The seminar is organized via LV0622

Content

This is the joint module page of LV0622 "Supraleitende Quantenschaltkreise" and LV1569 "Cavity-, Circuit- und Waveguide-QED".

Within the seminars, students present state-of-the-art developments in modern quantum technology with superconducting quantum circuits. In this field, funamental research in academia has meanwhile triggered highly dynamical activities from established large corporations (Google, IBM, Intel etc.) and ambitious startups (Rigetti, IQM, HQS etc.). In particular, superconducting quantum circuits belong to the few prime candidates for a scalable quantum computer.

Time/Place

The seminar will take place on Tuesdays 12:15 - 14:00h, WMI-Seminarroom 143

Schedule

Below, you will find a list of papers we picked for the seminar.

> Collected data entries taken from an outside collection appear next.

@@ -2965,25 +2966,22 @@
 constexpr int INT_LV = CLIMA_INT_LV;
 constexpr int INT_CG = CLIMA_INT_CG;
 
-__global__ __launch_bounds__(INT_LV * INT_CG) void k_integrate_one(IntegrateParams p) {
-  extern __shared__ __align__(16) double s_int[];
-  const int a = blockIdx.y;
+__device__ __forceinline__ void integrate_block(const IntegrateParams &p, const int bx, const int a, const int cb, double *s_int) {
   const bool sol = a >= 2;
   const int nl = p.nz + 1;
   const int lv = threadIdx.x % INT_LV, cg = threadIdx.x / INT_LV;
-  const int i = blockIdx.x * INT_LV + lv;
-  if (p.timeout_out && a == 0 && blockIdx.x == 0 && blockIdx.z == 0 && threadIdx.x == 0) {
+  const int i = bx * INT_LV + lv;
+  if (p.timeout_out && a == 0 && bx == 0 && cb == 0 && threadIdx.x == 0) {
     const int t = *p.timeout_flag;
     *p.timeout_out = (t == p.id_opr ? 1.0 : 0.0) + (t == p.id_sol ? 1024.0 : 0.0);
   }
-  if (p.host_out && a == 0 && blockIdx.x == 0 && blockIdx.z == 0 && threadIdx.x < 2)
+  if (p.host_out && a == 0 && bx == 0 && cb == 0 && threadIdx.x < 2)
     reinterpret_cast<int *>(p.host_out + 5 * nl)[threadIdx.x] = p.err_words[threadIdx.x];
   if (sol && !p.do_solar) {
     if (p.flux_part && cg == 0 && i < nl) p.flux_n[a * nl + i] = p.flux_part[a * nl + i];
     if (p.host_out && cg == 0 && i < nl) p.host_out[a * nl + i] = p.flux_n[a * nl + i];
     return;
   }
-  const int cb = blockIdx.z;
   const double *src = (a == 0 ? p.ir_fup_a : a == 1 ? p.ir_fdn_a : a == 2 ? p.sol_fup_a : p.sol_fdn_a) + (size_t)cb * p.bs.res;
   double *const flux_n = p.flux_n + (size_t)cb * p.bs.flux;
   const double *freq = sol ? p.sol_freq : p.ir_freq;
@@ -3023,8 +3021,34 @@
   }
 }
 
+__global__ __launch_bounds__(INT_LV * INT_CG) void k_integrate_one(IntegrateParams p) {
+  extern __shared__ __align__(16) double s_int[];
+  integrate_block(p, blockIdx.x, blockIdx.y, blockIdx.z, s_int);
+}
+
+static_assert(sizeof(PrepParams) + sizeof(IntegrateParams) <= 4096, "k_prep_integrate: the two parameter blocks share the 4 KiB kernel-argument segment");
+__global__ __launch_bounds__(INT_LV * INT_CG) void k_prep_integrate(PrepParams pp, IntegrateParams ip) {
+  extern __shared__ __align__(16) double s_int[];
+  const int nlb = (ip.nz + 1 + INT_LV - 1) / INT_LV;
+  const int b = blockIdx.x;
+  if (b < 4 * nlb) integrate_block(ip, b % nlb, b / nlb, 0, s_int);
+  else prep_block(pp, b - 4 * nlb, 0);
+}
+
 bool integrate_one_launch(const IntegrateParams &p) {
   return sizeof(double) * (size_t)p.nchunk * (INT_CHUNK + INT_LV) <= 64 * 1024;
+}
+
+bool prep_integrate_merges(const PrepParams &pp, const IntegrateParams &ip) {
+  const size_t lds = sizeof(double) * ((size_t)ip.nchunk * (INT_CHUNK + INT_LV) + PREP_AXIS_MAX);
+  return pp.ncol <= 1 && ip.ncol <= 1 && pp.nzero == 0 && pp.nz == ip.nz && !ip.host_out && !ip.timeout_out &&
+         integrate_one_launch(ip) && lds <= 48 * 1024;
+}
+
+void launch_prep_integrate(const PrepParams &pp, const IntegrateParams &ip, hipStream_t s) {
+  const int nlb = (ip.nz + 1 + INT_LV - 1) / INT_LV;
+  const size_t lds = sizeof(double) * (size_t)ip.nchunk * (INT_CHUNK + INT_LV);
+  hipLaunchKernelGGL(k_prep_integrate, dim3(4 * nlb + 1 + pp.nslots + pp.nabs), dim3(INT_LV * INT_CG), lds, s, pp, ip);
 }
 
 void launch_integrate(const IntegrateParams &p, hipStream_t s) {
diff --git a/clima_amd/csrc/radtran_api.hip b/clima_amd/csrc/radtran_api.hip
--- a/clima_amd/csrc/radtran_api.hip
+++ b/clima_amd/csrc/radtran_api.hip
@@ -227,6 +227,11 @@
   bool ts_block_mode = false;
   int ts_ncols_env = 0;
   DevBuf<int> d_done;
+  bool defer_integration = true;
+  bool flux_ptr_taken = false;
+  bool int_pending = false;
+  IntegrateParams pending_ip;
+  long merged_integrations = 0, standalone_integrations = 0;
   int profile = 0;
   long timer_calls = 0;
   int profile_stride = 1;
@@ -738,7 +743,35 @@
   r->w0_valid = true;
 }
 
-void enqueue_radiate(Radtran *r, const CallBufs &b, bool compute_solar, bool compute_opacity, bool allow_fused = true) {
+bool defer_allowed(bool switch_on, int shard_world, bool has_comm, int profile, bool capturing, bool flux_ptr_taken) {
+  return switch_on && shard_world == 1 && !has_comm && profile != 1 && !capturing && !flux_ptr_taken;
+}
+bool defer_allowed_but_for_capture(const Radtran *r) {
+  return defer_allowed(r->defer_integration, r->shard_world, r->comm != nullptr, r->profile, false, r->flux_ptr_taken);
+}
+bool stream_capturing(Radtran *r) {
+  hipStreamCaptureStatus st = hipStreamCaptureStatusNone;
+  HIPCHK(hipStreamIsCapturing(r->stream, &st));
+  return st != hipStreamCaptureStatusNone;
+}
+bool defer_eligible(Radtran *r) {
+  return defer_allowed_but_for_capture(r) && !stream_capturing(r);
+}
+bool resolve_pending_integration(Radtran *r, const PrepParams *prep = nullptr) {
+  if (!r->int_pending) return false;
+  r->int_pending = false;
+  if (prep && r->profile != 1 && prep_integrate_merges(*prep, r->pending_ip) && !stream_capturing(r)) {
+    launch_prep_integrate(*prep, r->pending_ip, r->stream);
+    HIPCHK(hipGetLastError());
+    r->merged_integrations++;
+    return true;
+  }
+  { KernelTimer t(r, 3); launch_integrate(r->pending_ip, r->stream); HIPCHK(hipGetLastError()); t.stop(); }
+  r->standalone_integrations++;
+  return false;
+}
+
+void enqueue_radiate(Radtran *r, const CallBufs &b, bool compute_solar, bool compute_opacity, bool allow_fused = true, bool defer = false) {
   r->timer_calls++;
   upload_fields(r);
   const bool resident = b.kind == CALL_RESIDENT, chunk = b.kind == CALL_ARENA_CHUNK;
@@ -749,7 +782,9 @@
   if (compute_opacity) {
     const int call_id = ++r->call_id;
     const PrepParams pp = make_prep_params(r, b, col, call_id, plan.prep_clears ? &ts : nullptr);
-    { KernelTimer t(r, 0); launch_prep(pp, r->stream); HIPCHK(hipGetLastError()); t.stop(); }
+    if (!resolve_pending_integration(r, resident && !plan.prep_clears ? &pp : nullptr)) {
+      KernelTimer t(r, 0); launch_prep(pp, r->stream); HIPCHK(hipGetLastError()); t.stop();
+    }
 
     OpacityParams op = make_opacity_params(r, b, col, plan.write_w0);
     if (plan.fused.form != TS_NONE) {
@@ -776,8 +811,9 @@
     r->opr_valid = true;
     if (!chunk) r->w0_valid = op.write_w0 != 0;
     if (resident) r->opr_upload_id = r->upload_id;
-  } else if (!chunk) {
-    ensure_w0(r);
+  } else {
+    resolve_pending_integration(r);
+    if (!chunk) ensure_w0(r);
   }
   r->last_cs = compute_solar;
   if (compute_solar) r->solar_id = r->call_id;
@@ -795,7 +831,12 @@
   const bool reduce = r->comm && resident;
   const IntegrateParams ip = make_integrate_params(r, b, compute_solar, reduce);
   r->small_in_host = ip.host_out != nullptr;
-  { KernelTimer t(r, 3); launch_integrate(ip, r->stream); HIPCHK(hipGetLastError()); t.stop(); }
+  if (defer && resident && !reduce && !ip.host_out && integrate_one_launch(ip) && defer_eligible(r)) {
+    r->pending_ip = ip;
+    r->int_pending = true;
+  } else {
+    KernelTimer t(r, 3); launch_integrate(ip, r->stream); HIPCHK(hipGetLastError()); t.stop();
+  }
   if (reduce) {
     NCCLCHK(ncclAllReduce(r->d_small.p, r->d_small.p, 4 * ((size_t)r->nz + 1) + 1, ncclDouble, ncclSum, r->comm, r->stream));
     r->comm_reduces++;
@@ -805,6 +846,7 @@
 
 bool recover_fused_timeout(Radtran *r);
 void settle_device_batch(Radtran *r);
+void settle_pending_batch(Radtran *r);
 
 void fetch_small(Radtran *r) {
   settle_device_batch(r);
@@ -841,7 +883,7 @@
                const double *dz, const double *pdens, const double *radii) {
   const int nz = r->nz;
   double *h = r->h_col;
-  settle_device_batch(r);
+  settle_pending_batch(r);
   if (r->upload_pending) { HIPCHK(hipEventSynchronize(r->ev_upload)); r->upload_pending = false; }
   r->nsrc = pack_column(r, h, T_surface, T, P, dz, dens, pdens, radii);
   r->column_has_particles = (pdens && radii);
@@ -986,6 +1028,10 @@
   return *r->h_errflag >= b.first_call;
 }
 void settle_device_batch(Radtran *r) {
+  resolve_pending_integration(r);
+  settle_pending_batch(r);
+}
+void settle_pending_batch(Radtran *r) {
   if (!r->dev_batch.pending) return;
   r->dev_batch.pending = false;
   if (settle_batch(r, r->dev_batch)) defer_err(r, OPACITY_FAILED_MSG);
@@ -1335,6 +1381,23 @@
 void radtran_fused_fallbacks_get(void *ptr, int *count) {
   Radtran *r = as_rad(ptr);
   *count = r ? r->fused_fallbacks : 0;
+}
+void radtran_defer_integration_set(void *ptr, const int *enable) {
+  Radtran *r = as_rad(ptr);
+  if (r) r->defer_integration = (*enable != 0);
+}
+void radtran_defer_integration_get(void *ptr, int *enabled) {
+  Radtran *r = as_rad(ptr);
+  *enabled = (r && r->defer_integration) ? 1 : 0;
+}
+void clima_test_defer_allowed(const int *switch_on, const int *shard_world, const int *has_comm, const int *profile,
+                              const int *capturing, const int *flux_ptr_taken, int *allowed) {
+  *allowed = defer_allowed(*switch_on != 0, *shard_world, *has_comm != 0, *profile, *capturing != 0, *flux_ptr_taken != 0) ? 1 : 0;
+}
+void radtran_merged_integrations_get(void *ptr, int *merged, int *standalone) {
+  Radtran *r = as_rad(ptr);
+  *merged = r ? (int)std::min<long>(r->merged_integrations, 2147483647L) : 0;
+  *standalone = r ? (int)std::min<long>(r->standalone_integrations, 2147483647L) : 0;
 }
 
 void radtran_unset_custom_optical_properties(void *ptr) {
@@ -1518,7 +1581,7 @@
   if (r->state != 2) { set_err(err, "Radtran is not constructed"); return; }
   if (!r->column_loaded) { set_err(err, "no column has been uploaded"); return; }
   TRY
-  enqueue_radiate(r, resident_bufs(r), *compute_solar != 0, *compute_opacity != 0);
+  enqueue_radiate(r, resident_bufs(r), *compute_solar != 0, *compute_opacity != 0, true, true);
   CATCH(err)
 }
 
@@ -2219,6 +2282,7 @@
   const int one = 1;
   radtran_radiate_resident(ptr, &one, &one, err);
   if (err && err[0]) return;
+  settle_device_batch(r);
   HIPCHK(hipStreamSynchronize(r->stream));
   if (r->fields_dirty || r->profile != 0) throw HipFail{"clima_bench_resident_graph: not with stale fields or profiling on"};
   hipGraph_t graph = nullptr;
@@ -2280,6 +2344,9 @@
   Radtran *r = as_rad(ptr);
   *dptr = r ? (void *)r->d_flux_n.p : nullptr;
   *count = r ? 4 * (r->nz + 1) : 0;
+  if (!r) return;
+  r->flux_ptr_taken = true;
+  try { settle_device_batch(r); } catch (const HipFail &f) { defer_err(r, f.msg); }
 }
 
 void radtran_set_bin_shard(void *ptr, const int *rank, const int *world, char *err) {
@@ -2292,6 +2359,7 @@
     return;
   }
   TRY
+  settle_device_batch(r);
   HIPCHK(hipStreamSynchronize(r->stream));
   r->shard_rank = *rank; r->shard_world = *world;
   compute_shard(r);
@@ -2328,6 +2396,7 @@
 
 static void comm_attach(Radtran *r, int nranks, int rank, const char *id) {
   if (r->comm) throw HipFail{"this handle already has a communicator"};
+  settle_device_batch(r);
   HIPCHK(hipSetDevice(r->device));
   ncclUniqueId u;
   std::memcpy(&u, id, sizeof(u));
@@ -2430,6 +2499,9 @@
   clear_err(err);
   GUARD(r, ptr, err);
   if (r->state != 2) { set_err(err, "Radtran is not constructed"); return; }
+  TRY
+  settle_device_batch(r);
+  CATCH(err)
   invalidate_small(r);
 }
 
diff --git a/clima_amd/csrc/radtran_dev.h b/clima_amd/csrc/radtran_dev.h
--- a/clima_amd/csrc/radtran_dev.h
+++ b/clima_amd/csrc/radtran_dev.h
@@ -318,6 +318,8 @@
 bool launch_fused_twostream_only(TwoStreamParams &ts, int slots, const int *meta_nsrc, hipStream_t s, bool half = false, bool paired = false);
 void launch_integrate(const IntegrateParams &p, hipStream_t s);
 bool integrate_one_launch(const IntegrateParams &p);
+bool prep_integrate_merges(const PrepParams &pp, const IntegrateParams &ip);
+void launch_prep_integrate(const PrepParams &pp, const IntegrateParams &ip, hipStream_t s);
 void launch_integrate_batch(const BatchIntegrateParams &p, int ncol, hipStream_t s);
 int integrate_chunks(int nbins);
 void launch_f_total(int nz, const double *flux_n, double *f_total, hipStream_t s);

Please have a look, identify a paper that interests you and let me know which one you would like to present in the seminar until the first of November. 

You will be put in contact with a tutor, that will help you in preparing the slides for your presentation. Typically, you will have one or two sessions with your tutor.  

We will organize a schedule for the seminar talks, and I would ask you to keep the timeslot of the seminar free, and also join the presentations of your peers. Until the schedule is released, the seminar will not take place! After release, we will follow the schedule. 

Your seminar talk should be about 30 minutes long, with 10-15 minutes of scientific discussion afterwards. 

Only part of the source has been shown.